** Opening Extracted records block **
# gmongaras/Stable-Diffusion-3-From-Scratch

Hardware: AMD Instinct MI355X
Metric: train images/sec MMDiT-B 256^2 bf16 (higher is better)
Workload: dtype bf16

## Files before the change

### stable-diffusion-3-from-scratch_amd/csrc/attention.hip

```cpp
#include <type_traits>
#include "common.h"

namespace {

constexpr int HD = 64;
constexpr int KT = 64;
constexpr int P144 = 144;
constexpr int P192 = 192;
constexpr float LOG2E = 1.4426950408889634f;
constexpr float LN2 = 0.6931471805599453f;

__device__ __forceinline__ int acc_row(int r, int lane) { return (r & 3) + 8 * (r >> 2) + 4 * (lane >> 5); }

__device__ __forceinline__ bf16x8 pack_frag(const f32x16& p, int h8) {
  u32x4 w;
#pragma unroll
  for (int i = 0; i < 4; i++) w[i] = pack_bf2(p[h8 * 8 + 2 * i], p[h8 * 8 + 2 * i + 1]);
  return __builtin_bit_cast(bf16x8, w);
}

__device__ __forceinline__ bf16x8 tr_frag(const char* tile, int pitch, int rb, int h8, int cb, int lane) {
  const int row = rb + 16 * h8 + 4 * (lane >> 5) + ((lane & 15) >> 2);
  const int col = cb * 32 + 16 * ((lane >> 4) & 1) + (lane & 3) * 4;
  const char* p = tile + row * pitch + col * 2;
  s16x4 lo = lds_tr16(p), hi = lds_tr16(p + 8 * pitch);
  s16x8 r = {lo[0], lo[1], lo[2], lo[3], hi[0], hi[1], hi[2], hi[3]};
  return __builtin_bit_cast(bf16x8, r);
}

__device__ __forceinline__ bf16x8 row_frag(const char* tile, int pitch, int rb, int ks, int lane) {
  return *LDS_PTR(const bf16x8, tile + (rb + (lane & 31)) * pitch + (ks * 16 + (lane >> 5) * 8) * 2);
}

template <int NT> constexpr int tile_chunks() { return (512 + NT - 1) / NT; }
template <int NT>
__device__ __forceinline__ void tile_g2r(u32x4 (&st)[tile_chunks<NT>()], const bf16_t* g, int row0, int nrows_total, int tid) {
#pragma unroll
  for (int i = 0; i < tile_chunks<NT>(); i++) {
    const int c = tid + i * NT, row = c >> 3, kc = c & 7;
    st[i] = (c < 512 && row0 + row < nrows_total) ? *(const u32x4*)(g + (int64_t)(row0 + row) * HD + kc * 8) : (u32x4){0, 0, 0, 0};
  }
}
template <int NT>
__device__ __forceinline__ void tile_r2s(const u32x4 (&st)[tile_chunks<NT>()], char* tile, int pitch, int tid) {
#pragma unroll
  for (int i = 0; i < tile_chunks<NT>(); i++) {
    const int c = tid + i * NT, row = c >> 3, kc = c & 7;
    if (512 % NT == 0 || c < 512) *LDS_PTR(u32x4, tile + row * pitch + kc * 16) = st[i];
  }
}

__device__ __forceinline__ int sw2(int r) { return ((r >> 1) & 7) ^ (((r >> 1) & 1) << 2); }
template <int NT>
__device__ __forceinline__ void tile_r2s_sw(const u32x4 (&st)[tile_chunks<NT>()], char* tile, int tid) {
#pragma unroll
  for (int i = 0; i < tile_chunks<NT>(); i++) {
    const int c = tid + i * NT, row = c >> 3, kc = c & 7;
    if (512 % NT == 0 || c < 512) *LDS_PTR(u32x4, tile + row * 128 + ((kc ^ sw2(row)) << 4)) = st[i];
  }
}
__device__ __forceinline__ bf16x8 row_frag_d(const char* tile, int rb, int ks, int lane) {
  const int r = rb + (lane & 31);
  return *LDS_PTR(const bf16x8, tile + r * 128 + (((ks * 2 + (lane >> 5)) ^ sw2(r)) << 4));
}
__device__ __forceinline__ bf16x8 tr_frag_d(const char* tile, int rb, int h8, int cb, int lane) {
  const int row = rb + 16 * h8 + 4 * (lane >> 5) + ((lane & 15) >> 2);
  const int cbyte = (cb * 32 + 16 * ((lane >> 4) & 1) + (lane & 3) * 4) * 2;
  const char* p0 = tile + row * 128 + ((((cbyte >> 4) ^ sw2(row)) << 4) | (cbyte & 15));
  const char* p1 = tile + (row + 8) * 128 + ((((cbyte >> 4) ^ sw2(row + 8)) << 4) | (cbyte & 15));
  s16x4 lo = lds_tr16(p0), hi = lds_tr16(p1);
  s16x8 r = {lo[0], lo[1], lo[2], lo[3], hi[0], hi[1], hi[2], hi[3]};
  return __builtin_bit_cast(bf16x8, r);
}

__device__ __forceinline__ const bf16_t* tok_ptr(const bf16_t* x_img, const bf16_t* x_txt, int64_t b, int s, int n_img, int n_txt, int D, int h) {
  if (s < n_img) return x_img + ((b * n_img + s) * (int64_t)D + h * HD);
  return x_txt ? x_txt + ((b * n_txt + (s - n_img)) * (int64_t)D + h * HD) : nullptr;
}

__device__ __forceinline__ void map_block(int ntile, int BH, int& tile, int& bh) {
  const int id = blockIdx.x;
  if (BH % 8 == 0) {
    const int xcd = id & 7, j = id >> 3;
    tile = j % ntile;
    bh = (j / ntile) * 8 + xcd;
  } else {
    tile = id % ntile;
    bh = id / ntile;
  }
}

__device__ __forceinline__ float partner32(float x, int lane);
constexpr float QK_RMS_EPS = 1.1920929e-07f;

struct QkFuse {
  const bf16_t* qkv_x; const bf16_t* qkv_c;
  const float* wq_x; const float* wk_x; const float* wq_c; const float* wk_c;
  const float* rcos; const float* rsin;
  bf16_t* dqkv_x; bf16_t* dqkv_c;
  float* dw;
};

constexpr int QK_ROW_F = 68;
constexpr int QK_WAVE_BYTES = 32 * QK_ROW_F * 4;
template <int NW> constexpr int qk_lds_bytes() { return NW * QK_WAVE_BYTES + 128 * 4; }

__device__ __forceinline__ void acc_to_lds(const f32x16 (&acc)[2], float* tile, int lane) {
  float* p = tile + (lane & 31) * QK_ROW_F + 4 * (lane >> 5);
#pragma unroll
  for (int db = 0; db < 2; db++)
#pragma unroll
    for (int g = 0; g < 4; g++)
      *LDS_PTR(f32x4, p + db * 32 + 8 * g) = (f32x4){acc[db][g * 4], acc[db][g * 4 + 1], acc[db][g * 4 + 2], acc[db][g * 4 + 3]};
  __builtin_amdgcn_wave_barrier();
}
__device__ __forceinline__ void acc_to_lds_half(const f32x16 (&acc)[2], float* tile16, int lane, int half) {
  if (((lane & 31) >> 4) == half) {
    float* p = tile16 + (lane & 15) * QK_ROW_F + 4 * (lane >> 5);
#pragma unroll
    for (int db = 0; db < 2; db++)
#pragma unroll
      for (int g = 0; g < 4; g++)
        *LDS_PTR(f32x4, p + db * 32 + 8 * g) = (f32x4){acc[db][g * 4], acc[db][g * 4 + 1], acc[db][g * 4 + 2], acc[db][g * 4 + 3]};
  }
  __builtin_amdgcn_wave_barrier();
}
__device__ __forceinline__ void lds_row8(const float* tile, int r, int c, float (&v)[8]) {
  const f32x4 a = *LDS_PTR(const f32x4, tile + r * QK_ROW_F + 8 * c), b = *LDS_PTR(const f32x4, tile + r * QK_ROW_F + 8 * c + 4);
#pragma unroll
  for (int e = 0; e < 4; e++) { v[e] = a[e]; v[4 + e] = b[e]; }
}
__device__ __forceinline__ void qk_bwd_rows(u32x4 (&xr)[4], int lane, int nvalid, const bf16_t* x0, int64_t pitch) {
  const int c = lane & 7, rsub = lane >> 3;
#pragma unroll
  for (int it = 0; it < 4; it++) xr[it] = __builtin_nontemporal_load((const u32x4*)(x0 + min(it * 8 + rsub, nvalid - 1) * pitch + 8 * c));
}
template <int IT0 = 0, int IT1 = 4>
__device__ __forceinline__ void qk_bwd_tile(const float* tile, float mul, int lane, int nvalid, const bf16_t* x0, bf16_t* o0, int64_t pitch,
                                            const float* w, const float* cs0, const float* sn0, float* sdw, const u32x4* xpre = nullptr) {
  const int c = lane & 7, rsub = lane >> 3;
  float w8[8], dw[8];
  ld8(w + 8 * c, w8);
#pragma unroll
  for (int e = 0; e < 8; e++) dw[e] = 0.f;
  u32x4 xr[4];
  if (xpre) {
#pragma unroll
    for (int it = IT0; it < IT1; it++) xr[it] = xpre[it];
  } else {
#pragma unroll
    for (int it = IT0; it < IT1; it++) xr[it] = __builtin_nontemporal_load((const u32x4*)(x0 + min(it * 8 + rsub, nvalid - 1) * pitch + 8 * c));
  }
  const bool rope = cs0 != nullptr;
  const float* tc = rope ? cs0 : w;
  const float* ts = rope ? sn0 : w;
  auto body = [&](auto full_t) __attribute__((always_inline)) {
    constexpr bool FULL = decltype(full_t)::value;
    float c8[8], s8[8];
    auto request = [&](int it) __attribute__((always_inline)) {
      const int rq = rope ? (FULL ? it * 8 + rsub : min(it * 8 + rsub, nvalid - 1)) : 0;
      ld8(tc + rq * 64 + 8 * c, c8);
      ld8(ts + rq * 64 + 8 * c, s8);
    };
    request(IT0);
#pragma unroll
    for (int it = IT0; it < IT1; it++) {
      const int r = it * 8 + rsub;
      const bool valid = FULL || r < nvalid;
      float dz[8], x[8];
#pragma unroll
      for (int e = 0; e < 4; e++) { x[2 * e] = __builtin_bit_cast(float, xr[it][e] << 16); x[2 * e + 1] = __builtin_bit_cast(float, xr[it][e] & 0xffff0000u); }
      lds_row8(tile, r, c, dz);
#pragma unroll
      for (int e = 0; e < 8; e++) dz[e] *= mul;
      if (rope) {
#pragma unroll
        for (int p = 0; p < 4; p++) {
          const float da = dz[2 * p], dbv = dz[2 * p + 1];
          dz[2 * p] = da * c8[2 * p] + dbv * s8[2 * p + 1];
          dz[2 * p + 1] = dbv * c8[2 * p + 1] - da * s8[2 * p];
        }
      }
      if (it + 1 < IT1) request(it + 1);
      float ss = 0.f;
#pragma unroll
      for (int e = 0; e < 8; e++) ss += x[e] * x[e];
      const float rinv = rsqrtf(sum8(ss) * (1.f / 64.f) + QK_RMS_EPS);
      float dot = 0.f;
#pragma unroll
      for (int e = 0; e < 8; e++) {
        x[e] *= rinv;
        dw[e] += valid ? dz[e] * x[e] : 0.f;
        dz[e] *= w8[e];
        dot += dz[e] * x[e];
      }
      dot = sum8(dot) * (1.f / 64.f);
      float o[8];
#pragma unroll
      for (int e = 0; e < 8; e++) o[e] = rinv * (dz[e] - x[e] * dot);
      if (valid) st8(o0 + r * pitch + 8 * c, o);
    }
  };
  if (nvalid >= 8 * IT1) body(std::integral_constant<bool, true>{});
  else body(std::integral_constant<bool, false>{});
#pragma unroll
  for (int e = 0; e < 8; e++) {
    float v = dw[e];
    v += __shfl_xor(v, 8, 64);
    v += __shfl_xor(v, 16, 64);
    v += __shfl_xor(v, 32, 64);
    if (lane < 8) atomicAdd(&sdw[8 * c + e], v);
  }
}
template <int IT0 = 0, int IT1 = 4>
__device__ __forceinline__ void rows_from_tile(const float* tile, int lane, int nvalid, bf16_t* o0, int64_t pitch) {
  const int c = lane & 7, rsub = lane >> 3;
#pragma unroll
  for (int it = IT0; it < IT1; it++) {
    const int r = it * 8 + rsub;
    float v[8];
    lds_row8(tile, r, c, v);
    if (r < nvalid) st8(o0 + r * pitch + 8 * c, v);
  }
}
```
** Closing Extracted records block **
Only the lines with the string "ntile" are wanted; pick them out of the records above and copy them.

__device__ __forceinline__ void map_block(int ntile, int BH, int& tile, int& bh) {
    tile = j % ntile;
    bh = (j / ntile) * 8 + xcd;
    tile = id % ntile;
    bh = id / ntile;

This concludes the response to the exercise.